I think I misunderstood your question. I think what you want to do is read a file in a non-UTF-8 encoding, then play with the data as UTF-8 in your program. That's something much easier. After you read the data with the right encoding, Perl represents it internally as UTF-8. So, just do what you have to do.
When you write it back out, use whatever encoding you want to save it as. However, you don't have to put it back in a file to use it.
old answer
The Perl I/O layers only read the data assuming it's already properly encoded. It's not going to convert encoding for you. By telling open to use utf8, you're telling it that it already is utf8.
You have to use the Encode module just as you've shown (unless you want to write your own I/O layer). You can convert bytes to UTF-8, or if you know the encoding, you can convert from one encoding to another. Since it looks like you already know the encoding, you might want the from_to() function.
If you're just starting out with Perl and Unicode, go through Juerd's Perl Unicode Advice before you do anything.
The :encoding layer will return UTF-8, suitable for perl's use. That is, perl will recognize each character as a character, even if they are multiple bytes. Depending on what you are going to do next with the data, this may be adequate.
But if you are doing something with the data where perl will try to downgrade it from utf8, you either need to tell perl not to (for instance, doing a binmode(STDOUT, ":utf8") to tell perl that output to stdout should be utf8), or you need to have perl treat your utf8 as binary data (interpreting each byte separately, and knowing nothing about the utf8 characters.)

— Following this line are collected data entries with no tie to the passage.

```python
@dataclass
class GPBatch:

    Z_s: torch.Tensor
# ... 390 lines not shown
    info = _new(b, b.T, dtype=torch.int32)
    sb = int(lib.adkf_thompson_pool_scratch_bytes(b.T, b.ns, S, m))
    scratch = torch.empty(sb, dtype=torch.uint8, device=b.device)
    ws, nb = b.workspace()
    cb = b.c_struct()
    entry = "adkf_" + name
    _lib.check(getattr(lib, entry)(C.byref(cb), _ptr(phi), _lib.PM_MAXIMIZE if maximize else 0, _ptr(X), rows, _ptr(omega), _ptr(phase),
                                   m, _ptr(w), _ptr(eps), S, _ptr(excl_idx), _ptr(excl_off), _ptr(paths), _ptr(sel_idx), _ptr(sel_val),
                                   _ptr(info), _ptr(ws), nb, _ptr(scratch), sb, _stream(b.device)), entry)
    return dict(sel_idx=sel_idx, sel_val=sel_val, paths=paths, info=info, w=w, eps=eps)


def thompson_pool(b: GPBatch, phi: torch.Tensor, X: torch.Tensor, *, omega: torch.Tensor, phase: torch.Tensor, n_samples: int,
                  generator: Optional[torch.Generator] = None, w: Optional[torch.Tensor] = None, eps: Optional[torch.Tensor] = None,
                  maximize: bool = False, exclude=None, want_paths: bool = False):
    return _thompson_pool("thompson_pool", b, phi, X, omega, phase, n_samples, generator, w, eps, maximize, exclude, want_paths)


def thompson_pool_ard(b: GPBatch, phi: torch.Tensor, X: torch.Tensor, *, omega: torch.Tensor, phase: torch.Tensor, n_samples: int,
                      generator: Optional[torch.Generator] = None, w: Optional[torch.Tensor] = None, eps: Optional[torch.Tensor] = None,
                      maximize: bool = False, exclude=None, want_paths: bool = False):
    return _thompson_pool("thompson_pool_ard", b, phi, X, omega, phase, n_samples, generator, w, eps, maximize, exclude, want_paths)


def double_path_tasks(b: GPBatch) -> torch.Tensor:
    lib = _lib.load()
    flagged = _new(b, b.T, dtype=torch.int32)
    ws, nb = b.workspace()
    cb = b.c_struct()
    _lib.check(lib.adkf_double_path_tasks(C.byref(cb), _ptr(flagged), _ptr(ws), nb, _stream(b.device)), "adkf_double_path_tasks")
    return flagged


def outer_nll_value_grad(b: GPBatch, phi: torch.Tensor, want_grads=True):
    lib = _lib.load()
    phi = b.check_phi(phi)
    f = _new(b, b.T)
    g = _new(b, b.T, b.h) if want_grads else None
    dZs = _new(b, b.T, b.ns, b.d) if want_grads else None
    dZq = _new(b, b.T, b.nq, b.d) if want_grads else None
    info = _new(b, b.T, dtype=torch.int32)
    ws, nb = b.workspace()
    cb = b.c_struct()
    _lib.check(lib.adkf_outer_nll_value_grad(C.byref(cb), _ptr(phi), _ptr(f), _ptr(g), _ptr(dZs), _ptr(dZq), _ptr(info),
                                             _ptr(ws), nb, _stream(b.device)), "adkf_outer_nll_value_grad")
    return f, g, dZs, dZq, info


def ift_hypergrad(b: GPBatch, phi: torch.Tensor, ignore_grad_correction=False, ignore_direct_grad=False, out_dZ=None,
                  cg_maxiter: Optional[int] = None, cg_tol: float = 1e-6):
    lib = _lib.load()
    phi = b.check_phi(phi)
    flags = (_lib.IGNORE_GRAD_CORRECTION if ignore_grad_correction else 0) | (_lib.IGNORE_DIRECT_GRAD if ignore_direct_grad else 0)
    if out_dZ is not None:
        dZ_s, dZ_q = out_dZ
        assert dZ_s.is_contiguous() and dZ_q.is_contiguous() and dZ_s.dtype == torch.float32 and dZ_q.dtype == torch.float32
        assert dZ_s.shape == b.Z_s.shape and dZ_q.shape == b.Z_q.shape
    else:
        dZ_s, dZ_q = _new(b, b.T, b.ns, b.d), _new(b, b.T, b.nq, b.d)
    ws, nb = b.workspace()
    cb = b.c_struct()
    if b.ard:
        out = dict(f_out=_new(b, b.T), dZ_s=dZ_s, dZ_q=dZ_q, g_phi=_new(b, b.T, b.h), v=_new(b, b.T, b.h), H=None,
                   info=_new(b, b.T, dtype=torch.int32), cg_iters=_new(b, b.T, dtype=torch.int32))
        _lib.check(lib.adkf_ift_hypergrad_cg(C.byref(cb), _ptr(phi), flags, int(cg_maxiter or 48), float(cg_tol), _ptr(out["f_out"]),
                                             _ptr(dZ_s), _ptr(dZ_q), _ptr(out["g_phi"]), _ptr(out["v"]), _ptr(out["cg_iters"]),
# ... 10 lines not shown
```

### include/adkf_gp.h

```cpp
#ifndef ADKF_GP_H
#define ADKF_GP_H

#include <stddef.h>
#include <stdint.h>

#ifdef __cplusplus
extern "C" {
#endif

#define ADKF_KERNEL_RBF 0
#define ADKF_KERNEL_MATERN52 1

#define ADKF_E_BADARG (-1)
#define ADKF_E_SIZE (-2)
#define ADKF_E_WORKSPACE (-3)
#define ADKF_E_LAUNCH (-4)

#define ADKF_INFO_OUTER_BASE 100000

#define ADKF_BATCH_REUSE_DIST 1
#define ADKF_BATCH_REUSE_INNER 2

#define ADKF_BATCH_DEFER_REFINE 8

#define ADKF_BATCH_LG_UNFUSED 16
#define ADKF_BATCH_LG_FUSED 32

#define ADKF_BATCH_ARD 4
#define ADKF_CG_DEFAULT_MAXITER 48
#define ADKF_CG_DEFAULT_TOL 1e-6f
#define ADKF_INFO_CG_BASE 200000

#define ADKF_IGNORE_GRAD_CORRECTION 1
#define ADKF_IGNORE_DIRECT_GRAD 2

typedef struct adkf_batch {
    int32_t T;
    int32_t ns_max;
    int32_t nq_max;
    int32_t d;
    int32_t kernel;
    int32_t flags;
    const int32_t* n_s;
    const int32_t* n_q;
    const float* Z_s;
    const float* y_s;
    const float* Z_q;
    const float* y_q;
    const float* priors;
} adkf_batch_t;

typedef struct adkf_fit_options {
    int32_t max_evals;
    int32_t exact_evals;
    float gtol;
    float ftol;
    void* ev_start;
    void* ev_stop;
} adkf_fit_options_t;

const char* adkf_version(void);

const char* adkf_last_hip_error(void);

#define ADKF_PATH_FUSED_OUTER 1
#define ADKF_PATH_BLOCKED 2
#define ADKF_PATH_BLOCKED_FUSED 4
#define ADKF_PATH_R64_REGION 8
#define ADKF_PATH_R64_LDS 16
int adkf_path_info(int32_t ns_max, int32_t nq_max);

int adkf_max_points(void);

size_t adkf_workspace_bytes(int32_t T, int32_t ns_max, int32_t nq_max, int32_t d);

int adkf_median_lengthscale(const adkf_batch_t* b, float* l0, void* ws, size_t ws_bytes, void* stream);

int adkf_init_params(const adkf_batch_t* b, int32_t use_numeric_labels, int32_t use_lengthscale_prior,
                     float* phi, float* priors, float* l0, void* ws, size_t ws_bytes, void* stream);

int adkf_mll_value_grad(const adkf_batch_t* b, const float* phi, float* f_in, float* g_phi, float* dZ_s,
                        int32_t* info, void* ws, size_t ws_bytes, void* stream);

int adkf_fit(const adkf_batch_t* b, float* phi, const adkf_fit_options_t* opt, float* f_final, float* gnorm,
             int32_t* n_evals, int32_t* info, void* ws, size_t ws_bytes, void* stream);

int adkf_predict(const adkf_batch_t* b, const float* phi, float* mean, float* var, float* cov, int32_t* info,
                 void* ws, size_t ws_bytes, void* stream);

#define ADKF_PM_LATENT 1
#define ADKF_PM_MAXIMIZE 2
int adkf_predict_marginal(const adkf_batch_t* b, const float* phi, int32_t flags, const float* Zq, const int64_t* q_off, int64_t rows, const float* best_f, float* mean, float* var, float* ei, int32_t* info, void* ws, size_t ws_bytes, void* stream);

int adkf_predict_marginal_ard(const adkf_batch_t* b, const float* phi, int32_t flags, const float* Zq, const int64_t* q_off, int64_t rows, const float* best_f, float* mean, float* var, float* ei, int32_t* info, void* ws, size_t ws_bytes, void* stream);

#define ADKF_PM_SCORE_MEAN 4
#define ADKF_POOL_TOPK_MAX 64
size_t adkf_predict_pool_scratch_bytes(int32_t T, int32_t k);
int adkf_predict_pool(const adkf_batch_t* b, const float* phi, int32_t flags, const float* X, int64_t rows, const float* best_f, const int64_t* excl_idx, const int64_t* excl_off, float* mean, float* var, float* ei, int32_t k, int64_t* top_idx, float* top_val, int32_t* info, void* ws, size_t ws_bytes, void* scratch, size_t scratch_bytes, void* stream);
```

To do that, all you need is to apply an additional layer to your open:
open my $foo, "<:encoding(gb2312):bytes", ...;
Note that the output of the following will be the same:
perl -we'open my $foo, "<:encoding(gb2312):bytes", "foo"; $bar = <$foo>; print $bar'
perl -CO -we'open my $foo, "<:encoding(gb2312)", "foo"; $bar = <$foo>; print $bar'
but in one case, perl knows that data read is utf8 (and so length($bar) will report the number of utf8 characters) and has to be explicitly told (by -CO) that STDOUT will accept utf8, and in the other, perl makes no assumptions about the data (and so length($bar) will report the number of bytes), and just prints it out as is.